Suspicious_Coat3244@reddit
To be honest, the fact that you implemented AES yourself puts you already in the lead. That's the kind of project where you suddenly become aware of the sheer number of dirty implementation details inherent in actual cryptography.
Here are some suggestions, although: Crypto code will be reviewed much differently than typical projects; "it works" is merely table stakes. People will scrutinize many more details like timing attacks, side channels, memory handling, constant-time operation, key deletion, test vectors, padding correctness, etc.
Another important thing to do: make sure that your results match one of the official NIST AES test vectors. This is an indispensable part of crypto implementation. Adding fuzzing + known answer tests would probably be more convincing than any additional feature.
The second key point is documentation. Clearly laying out your design choices, the mode of operation (or modes) that you support, limitations, and security assumptions can be invaluable, because reviewers get suspicious when crypto repos feel like they're too sparsely
grantrules@reddit
scr should be src
devseglinux@reddit
Honestly, first off: implementing AES yourself as a learning exercise is already a really solid project. A lot of people talk about cryptography, but actually sitting down and implementing block ciphers teaches you a ton about:
And honestly, asking for review instead of assuming “it’s secure because it works” is a very good sign too.
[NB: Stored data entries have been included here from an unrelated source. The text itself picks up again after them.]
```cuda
constexpr size_t kAlign = 256;
inline size_t align_up(size_t x, size_t a = kAlign) { return (x + a - 1) / a * a; }
// ... 409 lines not shown
  std::vector<uint32_t> list, huge;
  std::vector<uint4> tiles;
  for (size_t i = 0; i < e->large_rows.size(); i++) {
    const uint32_t c = e->large_rows[i], cap = e->large_reg[i].y;
    if (!is_huge(e->bstride, cap)) { list.push_back(c); continue; }
    huge.push_back(c);
    const uint32_t nt = huge_tile_count(e->bstride, cap), first = (uint32_t)tiles.size();
    for (uint32_t t = 0; t < nt; t++) tiles.push_back(make_uint4(c, t * kHugeTile, first, nt));
  }
  if (e->wide_on)
    for (uint32_t c : e->wide_rows) if (!std::binary_search(e->large_rows.begin(), e->large_rows.end(), c)) list.push_back(c);
  const uint32_t n_lsort = (uint32_t)list.size();
  list.insert(list.end(), huge.begin(), huge.end());
  if (tiles.size() > e->huge_tiles) return fail(e, KR_E_STATE, "internal: %zu huge-cluster tiles, room for %zu", tiles.size(), e->huge_tiles);
  if ((uint32_t)list.size() != e->n_large || n_lsort != e->n_lsort || (uint32_t)tiles.size() != e->n_tiles) e->gvalid = false;
  e->n_large = (uint32_t)list.size(); e->n_lsort = n_lsort; e->n_tiles = (uint32_t)tiles.size();
  if (list.empty()) return KR_OK;
  const uint32_t Nc = e->sizes.n_clusters;
  std::vector<uint4> lg(Nc, make_uint4(0, 0, 0, 0));
  for (size_t i = 0; i < e->large_rows.size(); i++) lg[e->large_rows[i]] = make_uint4(e->large_reg[i].x, e->large_reg[i].y, 0, 0);
  CK(cudaStreamSynchronize(e->sm));
  e->h_lg.swap(lg); e->h_lg_list.swap(list); e->h_tiles.swap(tiles);
  CK(cudaMemcpyAsync(e->d_lg, e->h_lg.data(), 16 * (size_t)Nc, cudaMemcpyHostToDevice, e->sm));
  CK(cudaMemcpyAsync(e->d_lg + align_up(16 * (size_t)e->cfg.max_clusters), e->h_lg_list.data(), 4 * e->h_lg_list.size(), cudaMemcpyHostToDevice, e->sm));
  if (!e->h_tiles.empty()) CK(cudaMemcpyAsync(e->d_huge, e->h_tiles.data(), 16 * e->h_tiles.size(), cudaMemcpyHostToDevice, e->sm));
  return KR_OK;
}

int launch_pass(kr_engine *e, const kr_flags &f, bool profile, bool capturing = false) {
  const kr_sizes &n = e->sizes;
  SnapDev s;
  bind_in(e->il, e->d_in, &s);
  ResDev r = bind_out(e->ol, e->d_out);
  ScratchDev sc = bind_scratch(e->sl, e->d_scratch);
  const uint32_t *lg_list = bind_large(e, sc);
  const HugeDev hd = bind_huge(e);
  Sizes z{n.n_clusters, n.n_groups, n.n_wtd, n.n_pods, n.n_heads, n.n_jobs};
  cudaStream_t M = e->sm, H = profile ? e->sm : e->sh;
  int k = 0;
  auto mark = [&](const char *name) {
    if (profile && k < KR_MAX_KERNEL_TIMES) { e->prof.kernel_name[k] = name; cudaEventRecord(e->ev_k[k], M); }
    k++;
  };
  e->prof.n_kernels = 0;

  const bool do_hash = !f.skip_hash && n.n_clusters > 0;
  const unsigned wflag = capturing ? cudaEventWaitExternal : cudaEventWaitDefault;
  const bool bucket = !e->no_bucket && !f.fetch_pod_lists && e->bstride != 0 && !e->force_radix && (e->snap_max_groups <= KR_SMEM_GROUPS || e->wide_on) &&
                      (size_t)n.n_clusters * e->bstride <= e->sl.bucket_entries;
  const bool spin = bucket && !profile && do_hash && e->hash_spin && e->n_recreate > 0;
  auto launch_hash = [&]() {
    const uint32_t ngroups = (n.n_clusters + 31) / 32;
    if (ngroups <= (uint32_t)e->sm_count * 4) {
      const uint32_t G = std::min<uint32_t>(ngroups, (uint32_t)e->sm_count * 2);
      k_hash3<1, 0><<<G, 64, sizeof(H3Smem), H>>>(s.json, s.c_json_off, s.c_json_len, e->d_order, n.n_clusters, r.hash);
    } else {
      uint32_t blocks = std::min<uint32_t>((n.n_clusters + 127) / 128, (uint32_t)e->sm_count * e->hash_ctas_per_sm);
      k_hash2<4, 1><<<blocks, 128, 0, H>>>(s.json, s.c_json_off, s.c_json_len, e->d_order, n.n_clusters, r.hash, 1u);
    }
  };
  auto start_hash_stream = [&]() -> int {
    if (profile) return KR_OK;
    CK(cudaEventRecord(e->ev_fork, M)); CK(cudaStreamWaitEvent(H, e->ev_fork, 0));
    CK(cudaStreamWaitEvent(H, e->ev_json, wflag));
    if (do_hash && spin && n.n_clusters) CK(cudaMemsetAsync(r.hash, 0, 32 * (size_t)n.n_clusters, H));
    if (do_hash) { launch_hash(); k++; }
    else if (n.n_clusters) CK(cudaMemsetAsync(r.hash, 0, 32 * (size_t)n.n_clusters, H));
    CK(cudaEventRecord(e->ev_hash, H));
    return KR_OK;
  };
  { int rc = start_hash_stream(); if (rc) return rc; }

  e->ran_bucket = bucket;
  sc.bucket_stride = e->bstride;
  const bool pdl = !profile && e->use_pdl;
  bool fuse_place_done = false;
  bool creates_after_kernel = false;
  {
    ClearArgs ca{};
    ca.ptr[0] = reinterpret_cast<uint32_t *>(e->d_scratch); ca.words[0] = (uint32_t)(e->sl.ff_total / 4); ca.value[0] = 0xFFFFFFFFu;
    ca.ptr[1] = r.wtd_pod_idx; ca.words[1] = n.n_wtd; ca.value[1] = 0xFFFFFFFFu;
    ca.ptr[2] = r.totals; ca.words[2] = 64; ca.value[2] = 0;
    ca.ptr[3] = sc.ccount; ca.words[3] = (uint32_t)((e->sl.cstart - e->sl.ccount) / 4); ca.value[3] = 0;
    mark("k_clear");
    k_clear<<<e->sm_count * 2, 256, 0, M>>>(ca);
  }
  CK(cudaStreamWaitEvent(M, e->ev_cols, wflag));
  {
    uint32_t items = n.n_clusters + n.n_groups + n.n_heads;
    if (items) { mark("k_build_tables"); k_build_tables<<<(items + 255) / 256, 256, 0, M>>>(s, sc, r, z); }
  }
  if (bucket) {
    e->ran_fast = false;
    const uint32_t mtiles = e->sl.mtiles;
    if (n.n_pods) {
      mark("k_match2");
      CK(launch_pdl(k_match2<kMatchItems>, dim3(mtiles), dim3(kSortThreads), n.n_wtd ? e->sl.wt_bits_n / 8 : 0, M, pdl, s, sc, r, z, n.n_wtd ? 1 : 0));
    }
    Decide2Args da{s, sc, r, z, f, IncStage{}, e->cfg.max_creates, spin ? 1 : 0, 0};
    const bool mh = e->snap_has_mh && f.gate_multihost_indexing;
    auto launch_decide2 = [&](dim3 grid, bool with_pdl) -> cudaError_t {
      const dim3 block(kD2Warps * 32);
      if (e->bstride <= 64) return launch_pdl(mh ? k_decide2<2, false, true> : k_decide2<2>, grid, block, 0, M, with_pdl, da);
      if (e->bstride <= 128) return launch_pdl(mh ? k_decide2<4, false, true> : k_decide2<4>, grid, block, 0, M, with_pdl, da);
      return launch_pdl(mh ? k_decide2<8, false, true> : k_decide2<8>, grid, block, 0, M, with_pdl, da);
    };
    if (n.n_clusters) {
      mark("k_decide2");
      CK(launch_decide2(dim3((n.n_clusters + kD2Warps - 1) / kD2Warps), pdl && n.n_pods != 0));
    } else CK(cudaMemsetAsync(r.act_start, 0, 4, M));
    if (n.n_jobs) { mark("k_jobs"); k_jobs<<<(n.n_jobs + 255) / 256, 256, 0, M>>>(s, sc, r, z); }
    const bool large = e->n_large && sc.lg && n.n_clusters;
    if (large && e->n_lsort) { mark("k_large_sort"); k_large_sort<false><<<e->n_lsort, kLargeSortThreads, 0, M>>>(da, lg_list); }
    if (large && e->n_tiles) {
      mark("k_huge_tiles"); k_huge_tiles<false><<<e->n_tiles, kHugeThreads, 0, M>>>(da, hd);
      mark("k_huge_merge"); k_huge_merge<false><<<e->n_tiles, kHugeThreads, 0, M>>>(da, hd);
    }
    if (profile) {
      if (do_hash) { mark("k_hash"); launch_hash(); }
      else if (n.n_clusters) CK(cudaMemsetAsync(r.hash, 0, 32 * (size_t)n.n_clusters, M));
    } else {
      CK(cudaStreamWaitEvent(M, e->ev_hash, 0));
    }
    if (large) { mark("k_decide_large"); k_decide_large<false><<<e->n_large, kLargeDecideThreads, 0, M>>>(da, lg_list); }
    if (e->n_recreate > 0 && do_hash && !spin) {
      da.phase = 1;
      mark("k_decide2_phase1");
      CK(launch_decide2(dim3((e->n_recreate + kD2Warps - 1) / kD2Warps), false));
    }
  } else {
  const uint32_t ntiles = e->sl.ntiles;
  const bool fast = !e->force_radix;
  e->ran_fast = fast;
  const uint32_t *sorted_keys = sc.keys[0];
  if (n.n_pods && fast) {
    mark("k_match");
    const uint32_t mtiles = e->sl.mtiles;
    CK(launch_pdl(k_match<true, kMatchItems>, dim3(mtiles), dim3(kSortThreads), 0, M, pdl, s, sc, r, z, n.n_wtd ? 1 : 0));
    const bool fuse_place = !e->no_fuse && (uint64_t)n.n_clusters + 2 + mtiles <= kFusedMaxCounters;
    if (fuse_place) {
      fuse_place_done = true;
      mark("k_place_fused");
      size_t smem = 4 * ((size_t)n.n_clusters + 2 + mtiles);
      CK(launch_pdl(k_place_fused, dim3(e->sm_count * e->place_ctas), dim3(1024), smem, M, pdl, (const uint32_t *)sc.keys[0], (const uint32_t *)sc.keys[1], (const uint32_t *)sc.ccount, sc.cstart,
                    (const uint32_t *)sc.tile_orph, sc.vals[0], n.n_pods, n.n_clusters, mtiles, r.totals));
    } else {
    mark("k_scan_counts");
    const uint32_t nch_c = (n.n_clusters + 1 + kScanChunk - 1) / kScanChunk, nch_t = (mtiles + kScanChunk - 1) / kScanChunk;
    k_scan_counts<<<nch_c + nch_t, 1024, 0, M>>>(sc.ccount, sc.cstart, n.n_clusters + 1, nch_c, sc.tile_orph, mtiles, sc.chain, r.totals);
    mark("k_place");
    k_place<<<(n.n_pods + 1023) / 1024, 256, 0, M>>>(sc.keys[0], sc.keys[1], sc.cstart, sc.tile_orph, sc.vals[0], n.n_pods, n.n_clusters);
    }
  } else if (n.n_pods) {
    uint32_t bits = 1;
    while ((1ull << bits) <= n.n_clusters) bits++;
    const int passes = (int)((bits + kRadixBits - 1) / kRadixBits);
    mark("k_match");
    k_match<false, kSortItems><<<ntiles, kSortThreads, 0, M>>>(s, sc, r, z, n.n_wtd ? 1 : 0);
    int cur = 0;
    for (int p = 0; p < passes; p++) {
      if (p > 0) { mark("k_hist"); k_hist<<<ntiles, kSortThreads, 0, M>>>(sc.keys[cur], sc.hist, n.n_pods, p * kRadixBits); }
      mark("k_scan_rows");
// ... 1288 lines not shown
```

kuberay_b200/csrc/kr_match.cuh:

```cuda
#pragma once

#include "kr_common.cuh"

namespace kr {

struct ClearArgs { uint32_t *ptr[4]; uint32_t words[4]; uint32_t value[4]; };
__global__ void __launch_bounds__(256) k_clear(ClearArgs a) {
  KR_TL(9);
  const uint32_t stride = gridDim.x * blockDim.x, t0 = blockIdx.x * blockDim.x + threadIdx.x;
#pragma unroll
  for (int r = 0; r < 4; r++) {
    uint32_t *p = a.ptr[r];
    const uint32_t v = a.value[r], nw = a.words[r];
    uint4 *p4 = reinterpret_cast<uint4 *>(p);
    for (uint32_t i = t0; i < nw / 4; i += stride) p4[i] = make_uint4(v, v, v, v);
    for (uint32_t i = (nw & ~3u) + t0; i < nw; i += stride) p[i] = v;
  }
}

__device__ __forceinline__ void write_cl_in(const SnapDev &s, const ScratchDev &sc, uint32_t t, uint32_t g0, uint32_t G) {
  uint32_t *ci = sc.cl_in + 32 * (size_t)t;
  const uint8_t *cs = s.c_old_cond_status + 5 * (size_t)t, *cv = s.c_old_cond_variant + 5 * (size_t)t;
  uint4 w0, w1;
  w0.x = s.c_flags[t]; w0.y = g0; w0.z = G;
  w0.w = s.c_suspend_status[t] | ((uint32_t)s.c_ext_err_kind[t] << 8) | ((uint32_t)s.c_old_state[t] << 16) | ((uint32_t)s.c_svc_count[t] << 24);
  w1.x = s.c_svc_ip_kind[t] | ((uint32_t)cs[0] << 8) | ((uint32_t)cs[1] << 16) | ((uint32_t)cs[2] << 24);
  w1.y = cs[3] | ((uint32_t)cs[4] << 8) | ((uint32_t)cv[0] << 16) | ((uint32_t)cv[1] << 24);
  w1.z = cv[2] | ((uint32_t)cv[3] << 8) | ((uint32_t)cv[4] << 16);
  w1.w = s.c_ext_err_msg_id[t];
  uint4 *o = reinterpret_cast<uint4 *>(ci);
  o[0] = w0; o[1] = w1;
  const int32_t *oc = s.c_old_counts + 5 * (size_t)t;
  o[2] = make_uint4((uint32_t)oc[0], (uint32_t)oc[1], (uint32_t)oc[2], (uint32_t)oc[3]);
  o[3] = make_uint4((uint32_t)oc[4], s.c_old_cond_reason_id[t], s.c_old_cond_msg_id[2 * (size_t)t], s.c_old_cond_msg_id[2 * (size_t)t + 1]);
  const uint32_t *oh = s.c_old_head_ids + 4 * (size_t)t;
  o[4] = make_uint4(oh[0], oh[1], oh[2], oh[3]);
  uint4 w5 = make_uint4(s.c_svc_ip_id[t], s.c_svc_name_id[t], 0, 0), w6 = make_uint4(0, 0, 0, 0);
  if (G) { w5.z = s.g_flags[g0]; w5.w = (uint32_t)s.g_replicas[g0]; w6.x = (uint32_t)s.g_min[g0]; w6.y = (uint32_t)s.g_max[g0]; w6.z = (uint32_t)s.g_num_hosts[g0]; }
  o[5] = w5; o[6] = w6; o[7] = make_uint4(0, 0, 0, 0);
}

__device__ __forceinline__ void wt_insert_group(const SnapDev &s, const ScratchDev &sc, uint32_t t) {
  uint32_t c = s.g_cluster_idx[t];
  uint32_t ns = s.c_ns_id[c];
  uint32_t off = s.g_wtd_off[t], cnt = s.g_wtd_cnt[t];
  for (uint32_t w = 0; w < cnt; w++) {
    uint32_t e = off + w;
    uint64_t k = key2(ns, s.w_name_id[e]);
    const uint32_t hk = hash_pair(ns, s.w_name_id[e]);
    atomicOr(&sc.wt_bits[(hk & sc.wt_bits_mask) >> 5], 1u << (hk & 31));
    { const uint32_t h2 = bloom2(hk); atomicOr(&sc.wt_bits[(h2 & sc.wt_bits_mask) >> 5], 1u << (h2 & 31)); }
    uint32_t i = hk & sc.wt_mask;
    while (true) {
      unsigned long long prev = atomicCAS((unsigned long long *)&sc.wt_keys[i], KR_EMPTY64, k);
      if (prev == KR_EMPTY64 || prev == k) {
        uint32_t old = atomicExch(&sc.wt_head[i], e);
        sc.wt_next[e] = old;
        break;
      }
      i = (i + 1) & sc.wt_mask;
    }
  }
}


__global__ void __launch_bounds__(256) k_build_tables(SnapDev s, ScratchDev sc, ResDev r, Sizes n) {
  KR_TL(0);
  pdl_trigger();
  uint32_t t = blockIdx.x * blockDim.x + threadIdx.x;
  if (t == 0) {
    sc.inc[KR_INC_TOUCHED] = 0; sc.inc[KR_INC_DIRTY] = 0; sc.inc[KR_INC_STRUCTURAL] = 0; sc.inc[KR_INC_HEADS] = 0; sc.inc[KR_INC_VOID] = 0; sc.inc[KR_INC_GROUPS] = 0; sc.inc[KR_INC_LSEG] = 0;
    sc.inc[KR_INC_EPOCH] += 1u;
  }
  if (t < n.n_clusters) {
    uint32_t ns = s.c_ns_id[t], name = s.c_name_id[t];
    uint32_t i = hash_pair(ns, name) & sc.cl_mask;
    unsigned long long *slots = reinterpret_cast<unsigned long long *>(sc.cl_slots);
    const unsigned long long kk = ((unsigned long long)ns << 32) | name;
    uint32_t g0 = s.c_group_off[t], G = s.c_group_cnt[t], mh = 0;
    for (uint32_t gi = 0; gi < G; gi++) mh |= (s.g_num_hosts[g0 + gi] > 1) ? 1u : 0u;
    const uint32_t gname0 = G ? s.g_name_id[g0] : 0u;
    const unsigned long long payload = ((unsigned long long)((t << 2) | (G > 1 ? KR_CL_MULTI : 0u) | mh) << 32) | gname0;
    while (true) {
      unsigned long long prev = atomicCAS(&slots[2 * (size_t)i], KR_EMPTY64, kk);
      if (prev == KR_EMPTY64 || prev == kk) { atomicMin(&slots[2 * (size_t)i + 1], payload); break; }
      i = (i + 1) & sc.cl_mask;
    }
    sc.cl_rec[t] = make_uint4(g0, G, gname0, mh);
    write_cl_in(s, sc, t, g0, G);
    return;
  }
  t -= n.n_clusters;
  if (t < n.n_groups) {
    wt_insert_group(s, sc, t);
    return;
  }
  t -= n.n_groups;
  if (t < n.n_heads) {
    uint32_t p = s.h_pod_idx[t];
    uint32_t i = mix32(p) & sc.aux_mask;
    while (true) {
      uint32_t prev = atomicCAS(&sc.aux_keys[i], KR_EMPTY32, p);
      if (prev == KR_EMPTY32 || prev == p) { atomicMin(&sc.aux_vals[i], t); break; }
      i = (i + 1) & sc.aux_mask;
    }
  }
}
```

One thing I’d strongly recommend though:
if this is meant for real-world security use, be extremely careful. Crypto implementations are one of those areas where:
…can be very different things.
A few things reviewers will probably look for immediately:
Also honestly, one of the most important things for crypto projects is documenting the scope clearly:
That distinction matters a lot.
From a learning perspective though, projects like this are genuinely valuable because they force you to understand what high-level crypto APIs normally hide from developers.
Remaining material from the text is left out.